Problem requirements: Go through the entries below and count the lines holding the word "ChipTableView". Reply with only the number, please.
Content starts
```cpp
struct mgpu_ctx {
  int device = 0;
  mgpu_options opt;
  void* ws = nullptr;
  size_t ws_bytes = 0;
  hipEvent_t ev0 = nullptr, ev1 = nullptr, ev2 = nullptr, ev3 = nullptr;
  void* comm = nullptr;
  void* split_ws = nullptr;
  size_t split_bytes = 0;
  void* bin_ws = nullptr;
  size_t bin_bytes = 0;
  uint64_t* tq = nullptr;
  int64_t tq_cap = 0;
  uint64_t* ovr = nullptr;
  int64_t ovr_cap = 0;
  uint64_t* pin = nullptr;
  void* scratch = nullptr;
  size_t scratch_bytes = 0;
  void* redo = nullptr;
  size_t redo_bytes = 0;
  struct {
    bool valid = false, pool_ok = false;
    const mgpu_chips* chips = nullptr;
    int32_t is = 0, res = 0;
    const double *x = nullptr, *y = nullptr;
    const int64_t* point_id = nullptr;
    int64_t id_base = 0, n = 0, total = 0;
    const uint8_t* pts_valid = nullptr;
    int64_t pts_valid_off = 0;
    mgpu::EmitArgs emit{};
    mgpu::JoinArgs jargs{};
    int64_t n_tiles = 0;
    int64_t n_ovr = 0;
    int tie_host = 0;
    bool split = false;
    mgpu::SplitArgs sargs{};
    bool binned = false;
    mgpu::BinArgs bargs{};
    bool async_pending = false;
    int64_t* d_n_pairs = nullptr;
    void* stream = nullptr;
    int64_t capacity = 0;
    int64_t* out_point = nullptr;
    int32_t* out_poly = nullptr;
    int64_t pool = 0, pool_used = 0;
  } last;
};

struct mgpu_chips {
  int device = 0;
  int32_t index_system = MGPU_H3;
  void* blob = nullptr;
  size_t bytes = 0;
  mgpu::ChipTableView view{};
  int64_t n_vertices = 0;
  mutable void* slots = nullptr;
};

namespace mgpu {
int32_t set_error(int32_t code, const char* fmt, ...);
int64_t blob_bytes_of_header(const void* header);
constexpr int64_t kBlobHeaderSize = 1024;
int32_t adopt_device_blob(mgpu_ctx* ctx, void* dev_blob, int64_t bytes, mgpu_chips** out);
}
```

mosaic_amd/csrc/kernels.h:

```cpp
#pragma once
#include <hip/hip_runtime.h>
#include <stdint.h>

#include "../../include/mosaic_gpu.h"
#include "chip_table.h"

namespace mgpu {

struct JoinArgs {
  const double* x;
  const double* y;
  int64_t n;
  int64_t n_tiles;
  int res;
  int res_match;
  ChipTableView chips;
  uint32_t* tile_count;
  uint32_t* group_sum;
  uint32_t* group_cand;
  uint64_t* tile_where;
  uint64_t* recs;
  int64_t pool_cap;
  unsigned long long* pool_used;
  uint32_t* dirty;
// ... 44 lines not shown
};
int64_t split_chunk();
int64_t split_chunk_tiles();
int64_t split_chunks(int64_t n);
hipError_t launch_split(int is, const SplitArgs& a, hipStream_t s, hipEvent_t after_classify, hipEvent_t after_mixed,
                        bool emit = true);
hipError_t launch_split_emit(int is, const SplitArgs& a, hipStream_t s);
hipError_t launch_split_redo(int is, const SplitArgs& sa, const RedoArgs& R, int64_t n, hipStream_t s,
                             bool emit = true);

struct BinArgs {
  SplitArgs s;
  const double* x;
  const double* y;
  double* bx;
  double* by;
  uint32_t* perm;
  uint64_t* res;
  uint32_t* cnt;
  uint32_t* pre;
  uint32_t* gsum;
  double x0, y0, inv_bx, inv_by;
  int32_t nbx, nby;
  int32_t xcd_runs;
  uint32_t* key;
};
int64_t bin_chunk();
int64_t bin_chunks(int64_t n);
int64_t bin_groups(int64_t n);
int32_t bin_max();
hipError_t launch_binned(int is, const BinArgs& a, hipStream_t s, hipEvent_t after_bin, hipEvent_t after_join,
                         bool emit = true);
hipError_t launch_bin_emit(const BinArgs& a, hipStream_t s);

struct EmitArgs {
  const uint32_t* tile_count;
  uint64_t* group_off;
  const uint64_t* tile_where;
  const uint64_t* recs;
  const int64_t* point_id;
  int64_t id_base;
  int64_t capacity;
  int64_t* out_point;
  int32_t* out_poly;
  const uint32_t* redo_first = nullptr;
  const uint8_t* redo_affected = nullptr;
};


hipError_t launch_cells(int is, int res, const double* x, const double* y, int64_t n, int64_t* out,
                        unsigned long long* counters, unsigned long long* ties, int64_t tie_cap,
                        uint64_t* tie_queue, int64_t tq_cap, hipStream_t s, const uint8_t* valid = nullptr,
                        int64_t voff = 0);
hipError_t launch_scatter_i64(const int64_t* pos, const int64_t* val, int64_t n, int64_t* out, hipStream_t s);
hipError_t launch_gather_xy(const double* x, const double* y, const int64_t* pos, int64_t n, double* xy,
                            hipStream_t s);
hipError_t launch_decode_internal(const int32_t* type_id, const int64_t* row_part, const int64_t* part_ring,
                                  const int64_t* ring_off, const double* xy, const uint8_t* valid, int64_t voff,
                                  int64_t n, double* x, double* y, unsigned long long* counters, hipStream_t s);
hipError_t launch_decode_points(int format, const uint8_t* data, const void* offsets, int off32, const uint8_t* valid,
                                int64_t voff, int64_t n, double* x, double* y, unsigned long long* counters,
                                hipStream_t s);
hipError_t launch_valid_and(const uint8_t* a, int64_t aoff, const uint8_t* b, int64_t boff, int64_t n, uint8_t* out,
                            hipStream_t s);
int64_t join_tiles(int64_t n);
int64_t join_tile_points();
int64_t join_slot_records();
hipError_t launch_join(int is, const JoinArgs& a, const EmitArgs& e, hipStream_t s, hipEvent_t after_stream,
                       bool emit = true);
hipError_t launch_join_redo(int is, const JoinArgs& a, const EmitArgs& e, const RedoArgs& R, int64_t n, hipStream_t s,
                            bool emit = true);
hipError_t launch_emit(const EmitArgs& e, int64_t n_tiles, hipStream_t s);

struct CountArgs {
  const int32_t* ids;
  uint32_t n_slots;
  const uint32_t* chip_slot;
  const uint32_t* dense;
  int32_t min_id;
  uint32_t contiguous;
  uint32_t lds_slots;
  uint32_t hash_slots;
  uint32_t stage_n;
  const int64_t* weight;
  unsigned long long* count;
  unsigned long long* sum;
  uint32_t* dropped;
  uint32_t max_groups;
};
constexpr int64_t kCountLdsSlotsMax = 4096;
constexpr int64_t kCountGroupsMax = 65536;
constexpr uint32_t kCountHash = 4096;
constexpr int64_t kCountStageMax = 2048;
hipError_t launch_split_count(int is, const SplitArgs& a, const CountArgs& c, hipStream_t s);
hipError_t launch_tile_count(const EmitArgs& e, int64_t n_tiles, const CountArgs& c, hipStream_t s);
hipError_t launch_bin_count(const BinArgs& b, const CountArgs& c, hipStream_t s);
int64_t format_chunks(int64_t n);
hipError_t launch_format_cells(int is, const int64_t* cells, int64_t n, char* out, int64_t out_bytes,
                               int64_t* offsets, int64_t* chunk, unsigned long long* counters, hipStream_t s);
int64_t format_chunks(int64_t n);
hipError_t launch_kring_count(int is, const int64_t* cells, int64_t n, int k, int loop_only, int64_t* mc,
                              int64_t* chunk, uint32_t* fb_idx, unsigned long long* counters, hipStream_t s);
int64_t kring_fallback_words(int k);
int32_t kring_fallback_max_k();
hipError_t launch_kring_fallback(const int64_t* cells, const uint32_t* fb_idx, int64_t j0, int64_t j1, int k,
                                 int loop_only, int64_t* mc, int64_t* chunk, const int64_t* offsets, int64_t* out,
// ... 9 lines not shown
```

mosaic_amd/csrc/kernels.hip:

```cpp
#include <hip/hip_runtime.h>
#include <stdint.h>

#include <map>
#include <mutex>

#define H3T_QUAL static __constant__ const
#include "h3_core.h"
#include "bng_core.h"
#include "pip_core.h"
#include "h3_ring.h"
#include "kernels.h"
#include "raster.h"

namespace mgpu {

#ifndef MGPU_BLOCK
#define MGPU_BLOCK 64
#endif
constexpr int kBlock = MGPU_BLOCK;
constexpr int kItems = 4;
constexpr int kTile = kBlock * kItems;
constexpr int kStreamBlock = 256;
static_assert(kTile <= 1024, "point-in-tile indices are 10 bits");

// ... 1184 lines not shown
      for (int k = 0; k < kCfyBatch; k++) {
#if MGPU_CFY_ABLATE == 1
        cl[k] = ri[k] < kRasterFull ? (ri[k] & 1) : kPixEmpty;
#elif MGPU_CFY_ABLATE == 2
        cl[k] = ri[k] < kRasterFull && bi[k] != kNoPixel && s_blk[bi[k]] != kPixMixed ? s_blk[bi[k]] : kPixEmpty;
#elif MGPU_CFY_ABLATE == 3
        cl[k] = ri[k] < kRasterFull ? (bi[k] != kNoPixel && s_blk[bi[k]] != kPixMixed ? s_blk[bi[k]] : t.raster[ri[k]])
                                    : kPixEmpty;
#elif MGPU_CFY_ABLATE == 4
        cl[k] = ri[k] < kRasterFull ? t.raster[ri[k]] : kPixEmpty;
#elif MGPU_CFY_ABLATE == 5
        cl[k] = ri[k] < kRasterFull ? (bi[k] != kNoPixel && s_blk[bi[k]] != kPixMixed ? s_blk[bi[k]] : kPixMixed)
                                    : kPixEmpty;
#else
        if (IS == MGPU_BNG && bng_grid)
          cl[k] = ri[k] == kRasterFull ? kPixMixed : (ri[k] == kNoPixel ? kPixEmpty : ri[k]);
        else
          cl[k] = ri[k] < kRasterFull ? raster_class_blk(t, s_blk, ri[k], bi[k], sb[k], s_band)
                                      : (ri[k] == kRasterFull ? kPixMixed : kPixEmpty);
#endif
        if (IS == MGPU_BNG && bng_grid) ge[k] = gix[k];
        else ge[k] = (IS == MGPU_BNG && ri[k] < kRasterFull) ? t.grid[gix[k]] : 0ull;
      }
#pragma unroll
      for (int k = 0; k < kCfyBatch; k++) {
        const int64_t p = c0 + (int64_t)(b + k) * 64 + lane;
        const bool valid = p < a.n;
        bool mixed = cl[k] == kPixMixed;
        Code code;
        if (IS == MGPU_H3) {
          code = (Code)cl[k];
          if (!mixed && cl[k] != kPixEmpty) {
            const uint32_t c = cl[k];
            pairs += c < t.raster_pc[0] ? 1u : c < t.raster_pc[1] ? 2u : c < t.raster_pc[2] ? 3u : c < t.raster_pc[3] ? 4u
                     : (uint32_t)__popc((uint32_t)(t.raster_cls[c] >> 32));
          }
        } else {
          const uint32_t first = (uint32_t)ge[k], m = cl[k];
          if (!mixed && m && !(m < 256u && first < (1u << 24))) mixed = true;
          code = (Code)(mixed ? kCodeMixed32 : (m ? (first << 8) | m : 0u));
          if (!mixed) pairs += __popc(m);
        }
        if (valid) MGPU_ST_INTER(code, &codes[p]);
        mixed = mixed && valid;
        const unsigned long long bal = __ballot(mixed);
        if (mixed) sa.mixed_idx[c0 + nmixed + (uint32_t)__popcll(bal & below)] = (uint16_t)((b + k) * 64 + lane);
        nmixed += (uint32_t)__popcll(bal);
      }
    }
    pairs = wave_sum_u32(pairs);
    if (lane == 0) {
      sa.chunk_pairs[ch] = pairs;
      sa.chunk_mixed[ch] = nmixed;
    }
  }
  count_wave(&a.counters[2], any_bad);
}


#ifndef MGPU_CFY_PAIR
#define MGPU_CFY_PAIR 1
#endif
typedef double dbl2_t __attribute__((ext_vector_type(2)));
template <int IS>
__global__ __launch_bounds__(kCfyBlock) __attribute__((amdgpu_waves_per_eu(MGPU_CFY_WAVES))) void classify_pair_kernel(SplitArgs sa, int64_t n_chunks) {
  using Code = typename CodeOf<IS>::T;
  constexpr int kW = kCfyBlock / 64;
  constexpr int kPairItems = kChunk / 128;
  constexpr int kPB = kCfyBatch / 2 > 0 ? kCfyBatch / 2 : 1;
  constexpr int kPts = 2 * kPB;
  static_assert(kPairItems % kPB == 0, "MGPU_CFY_BATCH / 2 must divide the pair items per lane of a chunk");
  const JoinArgs& a = sa.j;
  const ChipTableView& t = a.chips;
  extern __shared__ uint16_t s_blk[];
  const int lane = threadIdx.x & 63, wave = threadIdx.x >> 6;
  const bool use_blk = IS == MGPU_H3 && t.raster_blk != nullptr;
  const bool bng_grid = IS == MGPU_BNG && t.raster_mode == kRasterNone;
  const uint32_t nblk = use_blk ? t.raster_bnx * t.raster_bny : 0u;
  uint32_t* s_band = (uint32_t*)(s_blk + ((nblk + 1) & ~1u));
  if (use_blk)
    for (uint32_t i = threadIdx.x; i < nblk; i += kCfyBlock) s_blk[i] = t.raster_blk[i];
  if (IS == MGPU_H3)
    for (uint32_t i = threadIdx.x; i < t.raster_nband; i += kCfyBlock) s_band[i] = t.raster_band[i];
  __syncthreads();
  Code* codes = (Code*)sa.codes;
  const unsigned long long below = (1ull << lane) - 1ull;
  bool any_bad = false;
  const int64_t ch_step = (int64_t)gridDim.x * kW;
  for (int64_t ch = (int64_t)blockIdx.x * kW + wave; ch < n_chunks; ch += ch_step) {
    const int64_t c0 = ch * kChunk;
    uint32_t pairs = 0, nmixed = 0;
    for (int b = 0; b < kPairItems; b += kPB) {
      double X[kPts], Y[kPts];
#pragma unroll
      for (int k = 0; k < kPB; k++) {
        const int64_t p = c0 + (int64_t)(b + k) * 128 + 2 * lane;
        if (p + 1 < a.n) {
          const dbl2_t vx = __builtin_nontemporal_load((const dbl2_t*)(a.x + p));
          const dbl2_t vy = __builtin_nontemporal_load((const dbl2_t*)(a.y + p));
          X[2 * k] = vx.x, X[2 * k + 1] = vx.y, Y[2 * k] = vy.x, Y[2 * k + 1] = vy.y;
        } else {
          X[2 * k] = Y[2 * k] = X[2 * k + 1] = Y[2 * k + 1] = 0.0;
          if (p < a.n) X[2 * k] = a.x[p], Y[2 * k] = a.y[p];
        }
      }
      uint32_t ri[kPts], gix[kPts], sb[kPts], bi[kPts];
// ... 31 lines not shown
                                      : (ri[j] == kRasterFull ? kPixMixed : kPixEmpty);
          ge[j] = (IS == MGPU_BNG && ri[j] < kRasterFull) ? t.grid[gix[j]] : 0ull;
        }
      }
      Code code[kPts];
      bool mixed[kPts];
#pragma unroll
      for (int j = 0; j < kPts; j++) {
        const int64_t pj = c0 + (int64_t)(b + j / 2) * 128 + 2 * lane + (j & 1);
        bool m = cl[j] == kPixMixed;
        if (IS == MGPU_H3) {
          code[j] = (Code)cl[j];
          if (!m && cl[j] != kPixEmpty) {
            const uint32_t c = cl[j];
            pairs += c < t.raster_pc[0] ? 1u : c < t.raster_pc[1] ? 2u : c < t.raster_pc[2] ? 3u : c < t.raster_pc[3] ? 4u
                     : (uint32_t)__popc((uint32_t)(t.raster_cls[c] >> 32));
          }
        } else {
          const uint32_t first = (uint32_t)ge[j], mm = cl[j];
          if (!m && mm && !(mm < 256u && first < (1u << 24))) m = true;
          code[j] = (Code)(m ? kCodeMixed32 : (mm ? (first << 8) | mm : 0u));
          if (!m) pairs += __popc(mm);
        }
        mixed[j] = m && pj < a.n;
      }
#pragma unroll
      for (int k = 0; k < kPB; k++) {
        const int64_t p = c0 + (int64_t)(b + k) * 128 + 2 * lane;
        if (p + 1 < a.n) {
          if (sizeof(Code) == 2) {
            MGPU_ST_INTER((uint32_t)code[2 * k] | ((uint32_t)code[2 * k + 1] << 16), (uint32_t*)(codes + p));
          } else {
            typedef uint32_t u32x2_t __attribute__((ext_vector_type(2)));
            u32x2_t v;
            v.x = (uint32_t)code[2 * k];
            v.y = (uint32_t)code[2 * k + 1];
            MGPU_ST_INTER(v, (u32x2_t*)(codes + p));
          }
        } else if (p < a.n) {
          MGPU_ST_INTER(code[2 * k], &codes[p]);
        }
        const unsigned long long b0 = __ballot(mixed[2 * k]), b1 = __ballot(mixed[2 * k + 1]);
        const uint32_t r0 = nmixed + (uint32_t)__popcll(b0 & below) + (uint32_t)__popcll(b1 & below);
        const uint16_t li = (uint16_t)((b + k) * 128 + 2 * lane);
        if (mixed[2 * k]) sa.mixed_idx[c0 + r0] = li;
        if (mixed[2 * k + 1]) sa.mixed_idx[c0 + r0 + (mixed[2 * k] ? 1u : 0u)] = (uint16_t)(li + 1);
        nmixed += (uint32_t)(__popcll(b0) + __popcll(b1));
      }
    }
    pairs = wave_sum_u32(pairs);
    if (lane == 0) {
      sa.chunk_pairs[ch] = pairs;
      sa.chunk_mixed[ch] = nmixed;
    }
  }
  count_wave(&a.counters[2], any_bad);
}

#ifndef MGPU_MIXED_LEAN
#define MGPU_MIXED_LEAN 1
#endif
template <int IS>
__global__ __launch_bounds__(kBlock) MGPU_JOIN_ATTR void pip_mixed_kernel(JoinArgs a) {
  const uint32_t nm = a.chunk_mixed[blockIdx.x];
  if (threadIdx.x == 0 && nm > (uint32_t)kGTile) {
    const uint32_t more = (nm - 1) / kGTile;
    const uint32_t q = atomicAdd(a.n_extra, more);
    for (uint32_t t = 0; t < more; t++) a.extra[q + t] = blockIdx.x * kChunkTiles + 1 + t;
  }
  join_tile<IS, false, 2, MGPU_MIXED_LEAN != 0>(a, blockIdx.x * kChunkTiles);
}

template <int IS>
__global__ __launch_bounds__(kBlock) void pip_mixed_more_kernel(JoinArgs a) {
  const uint32_t n = *a.n_extra;
  for (uint32_t q = blockIdx.x; q < n; q += gridDim.x) {
    join_tile<IS, false, 2>(a, a.extra[q]);
    __syncthreads();
  }
}

template <int IS, int G>
__global__ __launch_bounds__(kBlock) void pip_mixed_fix_kernel(JoinArgs a) {
  const uint32_t nd = *a.n_dirty;
  for (uint32_t q = blockIdx.x; q < nd; q += gridDim.x) {
    join_tile<IS, true, G>(a, a.dirty[q]);
    __syncthreads();
  }
}

#ifndef MGPU_EMIT_LDSBAR
#define MGPU_EMIT_LDSBAR 1
#endif
__device__ __forceinline__ void lds_barrier() {
#if MGPU_EMIT_LDSBAR
  asm volatile("s_waitcnt lgkmcnt(0)\n\ts_barrier" ::: "memory");
#else
  __syncthreads();
#endif
}

__device__ __forceinline__ uint32_t chunk_excl_scan(uint32_t v, uint32_t* s_w, uint32_t* total) {
  const int lane = threadIdx.x & 63, wave = threadIdx.x >> 6;
  const uint32_t incl = wave_incl_scan(v);
  if (lane == 63) s_w[wave] = incl;
  lds_barrier();
// ... 140 lines not shown
        bool has_one = false;
        int32_t one = 0;
        if (c == kMixed) {
          const uint32_t rr = r++;
          v = mres(rr);
          if (rr < kMr && __popc((uint32_t)(v >> 32)) == 1)
            has_one = true, one = (int32_t)(uint32_t)v, v = 0;
        } else if (IS == MGPU_H3 && c != 0 && (uint32_t)c < ncp)
          has_one = true, one = s_cp[(uint32_t)c];
        else if (c != 0)
          v = pure(c);
        if (has_one) {
          if (q >= w0 && q < w0 + kEmitWin) {
            s_poly[emit_swz(q - w0)] = (uint32_t)one;
            s_pt[emit_swz(q - w0)] = (uint16_t)(threadIdx.x * kClsItems + k);
          }
          q++;
        }
        const uint32_t first = (uint32_t)v;
        for (uint32_t m = (uint32_t)(v >> 32); m; m &= m - 1, q++)
          if (q >= w0 && q < w0 + kEmitWin) {
            s_poly[emit_swz(q - w0)] = (uint32_t)t.chip_poly[first + __builtin_ctz(m)];
            s_pt[emit_swz(q - w0)] = (uint16_t)(threadIdx.x * kClsItems + k);
          }
      }
    }
    lds_barrier();
    const uint32_t cnt = total - w0 < (uint32_t)kEmitWin ? total - w0 : (uint32_t)kEmitWin;
    for (uint32_t i = threadIdx.x; i < cnt; i += kClsBlock) {
      const uint64_t q = base + w0 + i;
      if ((int64_t)q >= sa.capacity) break;
      const int64_t p = c0 + s_pt[emit_swz(i)];
#if MGPU_EMIT_NT
      __builtin_nontemporal_store(sa.point_id ? sa.point_id[p] : sa.id_base + p, &sa.out_point[q]);
      __builtin_nontemporal_store((int32_t)s_poly[emit_swz(i)], &sa.out_poly[q]);
#else
      sa.out_point[q] = sa.point_id ? sa.point_id[p] : sa.id_base + p;
      sa.out_poly[q] = (int32_t)s_poly[emit_swz(i)];
#endif
    }
    lds_barrier();
  }
}
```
Content ends
Written solution: 3